Из-за его спины выдвинулась другая фигура, тонкая, колеблющаяся в сумраке.

Адъютант с удивлением встал.

— Чем могу служить? — спросил он.

— Мне надо с вами поговорить, — ответил тихий женский голос.

Денщик тихонько затворил дверь.

Адъютант стоял у стола, женщина у двери. Он вглядывался и не мог узнать.

— Что вам угодно? — спросил он еще раз холодно. Тоненькая фигура тихо шевельнулась, но осталась у двери. Тогда адъютант подошел к ней и, нагнувшись, всмотрелся в бледное лицо с сурово сдвинутыми тонкими бровями.

— А! — удивленно вскрикнул он. — Вы!.. Я… — тихо ответила Нелли.

Злорадное выражение мелькнуло на холодном наглом лице с твердым каменным подбородком. С минуту он колебался, потом шагнул и взял ее холодную слабую руку, бессильно повисшую вдоль тела. — Вы… — повторил он и замолчал.

То, что он думал, сидя один у стола, вдруг придвинулось в страшной и неожиданной близости. Ему даже не пришло в голову, зачем и для чего она пришла, только жестокое холодное звериное чувство с ужасающей силой охватило все его сильное крепкое тело. И в эту же минуту Нелли почувствовала, что она не уйдет от него так, как пришла.

Но она не испугалась. Ей было все равно. Одна мысль давила ее мозг, и все остальное казалось ничтожным.

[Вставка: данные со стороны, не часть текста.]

static BinWorkspace carve(int dim, int dtype, const LevelTable &lt, int64_t n, void *ws, uint32_t skip_mask = 0u) {
    BinPlan plan;
    const int64_t nb = bin_batch_samples(dim, dtype, lt, n);
    make_plan(dim, dtype, lt, nb, plan, choose_acc_kib(dim, dtype, lt, n), one_image_compact_rule(n), skip_mask, n);
    const size_t item = item_unit_bytes(item_format(dim, dtype, lt, n), lt);
    size_t off = 0;
    auto take = [&](size_t bytes) { size_t o = off; off = align_up(off + bytes, 256); return o; };
    const bool no_stage = table_all_direct(dim, dtype, lt, n);
    const size_t o_gT = take(no_stage ? 0 : (size_t)level_pitch(n) * lt.num_lods * lt.feature_dim * sizeof(float));
    const size_t o_ctrl = take((size_t)(kTotalShards * kMaxBuckets + SHACIRA_MAX_LODS) * sizeof(uint32_t));
    const uint64_t pad_units = (uint64_t)plan.num_tiles * plan.total_buckets * (plan.pad - 1u);
    const size_t o_items = take(((size_t)nb * slots_per_sample(plan) + (size_t)pad_units) * item);
    const size_t o_base = take((size_t)(kMaxBuckets + 2) * sizeof(uint64_t));
    const size_t o_cur = take((size_t)(kMaxBuckets + 2) * sizeof(uint64_t));
    const size_t o_cnt = take((size_t)(nb / 128 + 8) * plan.total_buckets * sizeof(uint32_t));
    const size_t o_unit = take((size_t)(kMaxBuckets + 2) * sizeof(uint32_t));
    const uint64_t max_items_ws = (uint64_t)nb * plan.nbl * plan.pairs + pad_units;
    const size_t o_ub = take((size_t)(max_items_ws / plan.chunk_min + plan.total_buckets + 2) * sizeof(UnitDesc));
    const size_t o_wc = take(256);
    const size_t o_acc = take(dtype == SHACIRA_F16 ? (size_t)lt.table_rows * lt.feature_dim * sizeof(float) : 0);
    BinWorkspace w{};
    unsigned char *p = static_cast<unsigned char *>(ws);
    if (p) {
        w.gT = reinterpret_cast<float *>(p + o_gT);
        w.items = p + o_items;
        w.totals = reinterpret_cast<uint32_t *>(p + o_ctrl);
        w.gmax = w.totals + (size_t)kTotalShards * kMaxBuckets;
        w.base = reinterpret_cast<uint64_t *>(p + o_base);
        w.cursor = reinterpret_cast<unsigned long long *>(p + o_cur);
        w.cnt = reinterpret_cast<uint32_t *>(p + o_cnt);
        w.unit_first = reinterpret_cast<uint32_t *>(p + o_unit);
        w.unit_desc = reinterpret_cast<UnitDesc *>(p + o_ub);
        w.work_counter = reinterpret_cast<uint32_t *>(p + o_wc);
        w.acc32 = reinterpret_cast<float *>(p + o_acc);
    }
    w.bytes = off;
    return w;
}

static void resolve_call(int dim, int dtype, const LevelTable &lt, int64_t n, const SortedBatch *sb, bool zero_table,
                         bool grad_aligned, BrickPlan &brick, uint32_t &skip_mask) {
    const bool auto12 = opt().bwd_item12 < 0;
    if (auto12) {
        const bool brick_shape = sb != nullptr && dim == 3 && lt.feature_dim == 2 && dtype == SHACIRA_F32 &&
                                 lt.level_begin == 0 && lt.level_end == lt.num_lods && lt.stage_flags == 0 && zero_table &&
                                 opt().bwd_brick != 0;
        options_resolve_item12(brick_shape ? 1 : 0);
    }
    brick_levels_of_call(dim, dtype, lt, n, sb, zero_table, grad_aligned, brick, skip_mask);
    if (auto12 && brick.nlev == 0) options_resolve_item12(0);
}
static inline uint32_t carve_skip(int dtype, uint32_t skip_mask) { return dtype == SHACIRA_F32 ? skip_mask : 0u; }

size_t bin_workspace_bytes(int dim, int dtype, const LevelTable &lt, int64_t n) {
    return carve(dim, dtype, lt, n, nullptr).bytes;
}

size_t bin_workspace_bytes_planned(int dim, int dtype, const LevelTable &lt, int64_t n, bool whole, bool grad_aligned) {
    SortedBatch sb{};
    sample_plan_grid(dim, n, sb);
    BrickPlan brick;
    uint32_t skip_mask = 0;
    resolve_call(dim, dtype, lt, n, &sb, whole, grad_aligned, brick, skip_mask);
    return carve(dim, dtype, lt, n, nullptr, carve_skip(dtype, skip_mask)).bytes;
}

float *bin_acc32(int dim, int dtype, const LevelTable &lt, int64_t n, void *workspace) {
    return carve(dim, dtype, lt, n, workspace).acc32;
}

#define SHACIRA_CHECK_LAUNCH()                 \
    do {                                       \
        hipError_t e_ = hipGetLastError();     \
        if (e_ != hipSuccess) return e_;       \
    } while (0)
#define SHACIRA_CHECK(expr)                    \
    do {                                       \
        hipError_t e_ = (expr);                \
        if (e_ != hipSuccess) return e_;       \
    } while (0)

struct SideStream {
    hipStream_t stream = nullptr;
    hipEvent_t fork = nullptr, join = nullptr, staged = nullptr;
    hipEvent_t bfork = nullptr, bjoin = nullptr;
};
static hipError_t side_stream(SideStream **out) {
    static thread_local SideStream per_device[kMaxDevices];
    int dev = 0;
    SHACIRA_CHECK(hipGetDevice(&dev));
    if (dev < 0 || dev >= kMaxDevices) return hipErrorInvalidDevice;
    SideStream &ss = per_device[dev];
    if (!ss.stream) {
        hipStream_t st;
        hipEvent_t a, b, c, d, e;
        SHACIRA_CHECK(hipStreamCreateWithFlags(&st, hipStreamNonBlocking));
        SHACIRA_CHECK(hipEventCreateWithFlags(&a, hipEventDisableTiming));
        SHACIRA_CHECK(hipEventCreateWithFlags(&b, hipEventDisableTiming));
        SHACIRA_CHECK(hipEventCreateWithFlags(&c, hipEventDisableTiming));
        SHACIRA_CHECK(hipEventCreateWithFlags(&d, hipEventDisableTiming));
        SHACIRA_CHECK(hipEventCreateWithFlags(&e, hipEventDisableTiming));
        ss.fork = a;
        ss.join = b;
        ss.staged = c;
        ss.bfork = d;
        ss.bjoin = e;
        ss.stream = st;
    }
    *out = &ss;
    return hipSuccess;
}

static dim3 count_grid(const BinPlan &plan) {
    uint32_t shares = plan.num_tiles >= 1024 ? 1u : (1024u + plan.num_tiles - 1) / plan.num_tiles;
    if (shares > plan.nbl) shares = plan.nbl;
    return dim3(plan.num_tiles, shares < 1 ? 1 : shares);
}

static int front_tile(int L, int F, uint32_t nbl, int64_t n, size_t *shmem) {
    int ts = 512;
    for (;;) {
        const size_t bytes = (size_t)L * (ts + 2) * F * sizeof(float) + (size_t)nbl * kMaxLevelBuckets * sizeof(uint32_t);
        const bool enough = (n + ts - 1) / ts >= 512;
        if ((bytes <= (size_t)78 * 1024 && enough) || ts == 128) {
            *shmem = bytes;
            return bytes <= (size_t)156 * 1024 ? ts : 0;
        }
        ts /= 2;
    }
}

— Я пришла, — проговорила она, — я пришла просить вас…

— О чем? — оскаливая белые, как у волка, широкие зубы, блеснувшие даже в сумерках, спросил адъютант и взял ее за другую руку.

Нелли сделала слабое усилие освободиться.

— Потом… — как во сне, ответила она его движению. — Я хочу говорить.

— Ну, говорите! — не выпуская ее руки и блестя зубами, сказал адъютант.